# OpenAlex by-year downloader to a single Parquet

This notebook fetches all `works` for the Communication subfield (`subfields/3315`) from years 2000–2025 using cursor-based paging, and writes them into a single Parquet file at `data/processed/communication_works.parquet`.

- Uses `OPENALEX_MAILTO` from environment for the polite pool
- Streams page results into Parquet to avoid high memory usage
- Includes progress logging and count validation per year
- Kernel: Python (InvisibleResearch venv)


In [1]:
import os
import json
import time
import math
from datetime import datetime
from typing import Dict, Any, Iterator, List, Optional

import requests
import pandas as pd
import pyarrow as pa
import pyarrow.parquet as pq
from tqdm import tqdm
# Optional: load .env using python-dotenv if available; fallback to manual loader
try:
    from dotenv import load_dotenv  # type: ignore
    load_dotenv()
except Exception:
    def _simple_load_dotenv(path: str = ".env") -> None:
        if not os.path.exists(path):
            return
        with open(path, "r", encoding="utf-8") as f:
            for raw in f:
                line = raw.strip()
                if not line or line.startswith("#"):
                    continue
                if "=" not in line:
                    continue
                key, val = line.split("=", 1)
                key = key.strip()
                val = val.strip().strip("'\"")
                os.environ.setdefault(key, val)
    _simple_load_dotenv()

# Configuration (fixed as per confirmation)
SUBFIELD_ID = "subfields/3315"  # Communication
START_YEAR = int(os.getenv("OPENALEX_START_YEAR", 2000))
END_YEAR = int(os.getenv("OPENALEX_END_YEAR", 2025))
PARQUET_PATH = os.path.join("data", "processed", "communication_works.parquet")
PER_PAGE_CANDIDATES = [200, 150, 100]  # try larger first, fallback if needed
REQUEST_TIMEOUT = 60
RETRY_MAX = 5
BACKOFF_BASE = 1.5

# Polite pool email from environment
CONTACT_EMAIL = os.getenv("OPENALEX_MAILTO")
if not CONTACT_EMAIL:
    raise RuntimeError("Please set environment variable OPENALEX_MAILTO to your contact email.")

os.makedirs(os.path.dirname(PARQUET_PATH), exist_ok=True)

BASE_URL = "https://api.openalex.org/works"

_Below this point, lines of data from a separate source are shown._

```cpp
template <int RT, bool SHARED>
__global__ void __launch_bounds__(64)
sw_score_pk_aligned_kernel(const SwTask *__restrict__ tasks, uint32_t nTasks, const uint8_t *__restrict__ qRes,
                           const int8_t *__restrict__ qBias, const uint8_t *__restrict__ tRes, const int8_t *__restrict__ mat,
                           int go, int ge, int32_t *__restrict__ out, const uint32_t *__restrict__ order,
                           const int8_t *__restrict__ qProf) {
    constexpr int LW = 32;
    constexpr int WORDS = (RT + 3) / 4;
    constexpr int RTP = 4 * WORDS;
    constexpr int PSTRIDE = LW * WORDS;
    constexpr int NGRP = 64 / LW;
    constexpr int NT = 2 * NGRP;
    constexpr uint32_t ROWB = PSTRIDE * 4;
    static_assert(22 * ROWB < 65536, "row offsets travel in 16 bits");
    __shared__ uint32_t prof[SHARED ? 1 : NT][22][PSTRIDE];
    __shared__ int8_t smat[441];
    for (int i = threadIdx.x; i < 441; i += 64) smat[i] = mat[i];
    __syncthreads();
    const int lane = threadIdx.x & 63, wave = threadIdx.x >> 6;
    const int grp = lane / LW, l = lane % LW;
    SwTask tk[NT];
#pragma unroll
    for (int x = 0; x < NT; x++) {
        const uint32_t id = (blockIdx.x + (uint32_t) wave) * NT + x;
        const uint32_t tid = id < nTasks ? (order ? order[id] : id) : 0xFFFFFFFFu;
        if (tid != 0xFFFFFFFFu) {
            tk[x] = tasks[tid];
        } else {
            tk[x].n = 0; tk[x].tL = 0; tk[x].qOff = 0; tk[x].tOff = 0; tk[x].qStep = 1; tk[x].tStep = 1; tk[x].segLen = 1;
            tk[x].slot = 0; tk[x].boundOff = 0;
        }
    }
    SwTask A = tk[0], B = tk[1];
#pragma unroll
    for (int g = 1; g < NGRP; g++)
        if (grp == g) {
            A = tk[2 * g];
            B = tk[2 * g + 1];
        }
    const bool haveA = A.n > 0, haveB = B.n > 0;
    if (SHARED && !haveB) {
        B = A;
        B.tL = 0;
    }
    int maxN = 0, maxTL = 0;
#pragma unroll
    for (int x = 0; x < NT; x++) {
        maxN = max(maxN, tk[x].n);
        maxTL = max(maxTL, tk[x].tL);
    }
    const int steps = (maxN > 0 && maxTL > 0) ? maxTL + LW - 1 : 0;
    const uint32_t goP = (uint32_t) go | ((uint32_t) go << 16), geP = (uint32_t) ge | ((uint32_t) ge << 16);
    const int q0 = l * RT;
#pragma unroll
    for (int x = 0; x < (SHARED ? 1 : 2); x++) {
        const SwTask &T = SHARED ? tk[0] : (x ? B : A);
        uint32_t *pw = &prof[SHARED ? 0 : 2 * grp + x][0][0] + l * WORDS;
#pragma unroll
        for (int w = 0; w < WORDS; w++) {
            int res[4], cb[4];
            int64_t pidx[4];
            bool valid[4];
#pragma unroll
            for (int b = 0; b < 4; b++) {
                const int qi = q0 + 4 * w + b;
                valid[b] = (4 * w + b < RT) && qi < T.n;
                res[b] = 20;
                cb[b] = 0;
                pidx[b] = 0;
                if (valid[b]) {
                    const int64_t idx = (int64_t) T.qOff + (int64_t) qi * T.qStep;
                    res[b] = qRes[idx];
                    cb[b] = qBias[idx];
                    pidx[b] = idx * 21;
                }
            }
            const int aFirst = SHARED ? wave * NGRP + grp : 0, aStep = SHARED ? NGRP : 1;
            if (qProf) {
                for (int a = aFirst; a < 21; a += aStep) {
                    uint32_t word = 0;
#pragma unroll
                    for (int b = 0; b < 4; b++) {
                        const int v = valid[b] ? (int) qProf[pidx[b] + a] : -64;
                        word |= (uint32_t) (uint8_t) (int8_t) v << (8 * b);
                    }
                    pw[a * PSTRIDE + w] = word;
                }
            } else {
                for (int a = aFirst; a < 21; a += aStep) {
                    uint32_t word = 0;
#pragma unroll
                    for (int b = 0; b < 4; b++) {
                        const int v = valid[b] ? (int) smat[a * 21 + res[b]] + cb[b] : -64;
                        word |= (uint32_t) (uint8_t) (int8_t) v << (8 * b);
                    }
                    pw[a * PSTRIDE + w] = word;
                }
            }
            pw[PK_NEUTRAL * PSTRIDE + w] = 0xC0C0C0C0u;
        }
    }
    __syncthreads();
    typedef __attribute__((address_space(3))) uint32_t lds_u32;
    const uint32_t baseA = (uint32_t) (size_t) (lds_u32 *) (&prof[SHARED ? 0 : 2 * grp][0][0] + l * WORDS);
    const uint32_t baseB = SHARED ? baseA : (uint32_t) (size_t) (lds_u32 *) (&prof[2 * grp + 1][0][0] + l * WORDS);
    auto ldsWord = [](uint32_t addr, int w) -> uint32_t { return *((const lds_u32 *) (size_t) addr + w); };

    uint32_t H[RTP], E[RTP];
#pragma unroll
    for (int r = 0; r < RTP; r++) {
        H[r] = 0;
        E[r] = 0;
    }
    uint32_t outG = 0, outFf = 0, prevInG = 0;
    uint32_t bestcm = 0, bestcol = 0;
    constexpr uint32_t NEUT = (uint32_t) PK_NEUTRAL * ROWB;
    auto loadChunk = [&](int c0) -> uint32_t {
        const int col = c0 + l;
        uint32_t a = PK_NEUTRAL, b = PK_NEUTRAL;
        if (col < A.tL) a = tRes[(int64_t) A.tOff + (int64_t) col * A.tStep];
        if (col < B.tL) b = tRes[(int64_t) B.tOff + (int64_t) col * B.tStep];
        return (a * ROWB) | ((b * ROWB) << 16);
    };
    uint32_t chunk = loadChunk(0);
    uint32_t chunkNext = loadChunk(LW);
    uint32_t T = NEUT | (NEUT << 16);
    T = writeLane<0>(readLane(chunk, 0), T);
    T = writeLane<32>(readLane(chunk, 32), T);
    uint32_t pa[WORDS], pb[WORDS];
    {
        const uint32_t aA = addWord0(baseA, T), aB = addWord1(baseB, T);
#pragma unroll
        for (int w = 0; w < WORDS; w++) {
            pa[w] = ldsWord(aA, w);
            pb[w] = ldsWord(aB, w);
        }
    }
    auto columnStep = [&](const int k, const uint32_t &Tc, const uint32_t (&pac)[WORDS], const uint32_t (&pbc)[WORDS], uint32_t &Tn,
                          uint32_t (&pan)[WORDS], uint32_t (&pbn)[WORDS]) {
        const int i1 = (k + 1) & (LW - 1);
        if (i1 == 0) {
            chunk = chunkNext;
            chunkNext = loadChunk(k + 1 + LW);
        }
        Tn = dppShr1(Tc);
        Tn = writeLane<0>(readLane(chunk, i1), Tn);
        Tn = writeLane<32>(readLane(chunk, 32 + i1), Tn);
        {
            const uint32_t aA = addWord0(baseA, Tn), aB = addWord1(baseB, Tn);
#pragma unroll
            for (int w = 0; w < WORDS; w++) {
                pan[w] = ldsWord(aA, w);
                pbn[w] = ldsWord(aB, w);
            }
        }
        uint32_t inG = dppShr1(outG), inFf = dppShr1(outFf);
        inG = writeLane<32>(0, inG);
        inFf = writeLane<32>(0, inFf);
        uint32_t h[RTP];
#pragma unroll
        for (int w = 0; w < WORDS; w++) {
            const uint32_t d0 = (w == 0) ? prevInG : H[4 * w - 1];
            addProfile4(pac[w], pbc[w], d0, H[4 * w], H[4 * w + 1], H[4 * w + 2], h[4 * w], h[4 * w + 1], h[4 * w + 2], h[4 * w + 3]);
        }
        prevInG = inG;
        uint32_t Fl = 0, Ff = inFf, cm = 0;
#pragma unroll
        for (int r = 0; r < RT; r++) {
            uint32_t hpre = pkMax(h[r], E[r]);
            if (r != 0) hpre = pkMax(hpre, Fl);
            const uint32_t g = pkMax(hpre, Ff);
            const uint32_t open = pkSubSat(hpre, goP);
            E[r] = pkMax(pkSubSat(E[r], geP), open);
            if (r == 0) Fl = open;
            else if (r + 1 != RT) Fl = pkMax(pkSubSat(Fl, geP), open);
            Ff = pkMax(pkSubSat(Ff, geP), open);
            H[r] = g;
            const uint32_t code = pkRowCode(g, 31 - r);
            cm = r == 0 ? code : pkMax(cm, code);
        }
        outG = H[RT - 1];
        outFf = Ff;
        const uint32_t t = bestcm | 0x001F001Fu;
        const uint32_t m = pkAshr15(pkSub(t, cm));
        const uint32_t kk = (uint32_t) k | ((uint32_t) k << 16);
        bestcm = bfiAsm(m, cm, bestcm);
        bestcol = bfiAsm(m, kk, bestcol);
    };
    uint32_t T2, pa2[WORDS], pb2[WORDS];
#pragma unroll 1
    for (int k = 0; k < steps; k += 2) {
        columnStep(k, T, pa, pb, T2, pa2, pb2);
        columnStep(k + 1, T2, pa2, pb2, T, pa, pb);
    }
    unsigned long long keyA = 0, keyB = 0;
    {
        const uint32_t vA = (bestcm & 0xFFFFu) >> 5, vB = bestcm >> 21;
        const uint32_t rowA = (uint32_t) (q0 + 31 - (int) (bestcm & 31u)), rowB = (uint32_t) (q0 + 31 - (int) ((bestcm >> 16) & 31u));
        const uint32_t colA = (bestcol & 0xFFFFu) - (uint32_t) l, colB = (bestcol >> 16) - (uint32_t) l;
        if (vA > 0) keyA = ((unsigned long long) vA << 40) | ((unsigned long long) (0xFFFFFu - colA) << 20) | (unsigned long long) (0xFFFFFu - rowA);
        if (vB > 0) keyB = ((unsigned long long) vB << 40) | ((unsigned long long) (0xFFFFFu - colB) << 20) | (unsigned long long) (0xFFFFFu - rowB);
    }
#pragma unroll
    for (int off = LW / 2; off >= 1; off >>= 1) {
        const unsigned long long oa = __shfl_xor(keyA, off, LW), ob = __shfl_xor(keyB, off, LW);
        keyA = oa > keyA ? oa : keyA;
        keyB = ob > keyB ? ob : keyB;
    }
    if (l == 0) {
        if (haveA) {
            const int v = (int) (keyA >> 40);
            out[3 * A.slot + 0] = v;
            out[3 * A.slot + 1] = v == 0 ? -1 : 0xFFFFF - (int) ((keyA >> 20) & 0xFFFFF);
            out[3 * A.slot + 2] = v == 0 ? A.n - 1 : 0xFFFFF - (int) (keyA & 0xFFFFF);
        }
        if (haveB) {
            const int v = (int) (keyB >> 40);
            out[3 * B.slot + 0] = v;
            out[3 * B.slot + 1] = v == 0 ? -1 : 0xFFFFF - (int) ((keyB >> 20) & 0xFFFFF);
            out[3 * B.slot + 2] = v == 0 ? B.n - 1 : 0xFFFFF - (int) (keyB & 0xFFFFF);
        }
    }
}

}
#endif
```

def fetch_page(year: int, cursor: str, per_page: int, mailto: str) -> Dict[str, Any]:
    params = {
        "filter": f"primary_topic.subfield.id:{SUBFIELD_ID},publication_year:{year}",
        "per-page": per_page,
        "cursor": cursor,
        "mailto": mailto,
    }
    resp = requests.get(BASE_URL, params=params, timeout=REQUEST_TIMEOUT)
    resp.raise_for_status()
    return resp.json()


def iterate_year(year: int, per_page: int, mailto: str, sleep_seconds: float = 0.3) -> Iterator[Dict[str, Any]]:
    cursor = "*"
    total_retrieved = 0
    meta_count: Optional[int] = None
    while True:
        data = fetch_page(year, cursor=cursor, per_page=per_page, mailto=mailto)
        if meta_count is None:
            meta_count = data.get("meta", {}).get("count")
            print(f"Year {year}: expected {meta_count} works with per_page={per_page}")
        results = data.get("results", [])
        for work in results:
            total_retrieved += 1
            yield work
        next_cursor = data.get("meta", {}).get("next_cursor")
        if not next_cursor:
            break
        cursor = next_cursor
        time.sleep(sleep_seconds)
    if meta_count is not None and total_retrieved != meta_count:
        print(f"WARNING: Year {year} mismatch: retrieved {total_retrieved} vs meta.count {meta_count}")
    else:
        print(f"Year {year}: validated {total_retrieved} works")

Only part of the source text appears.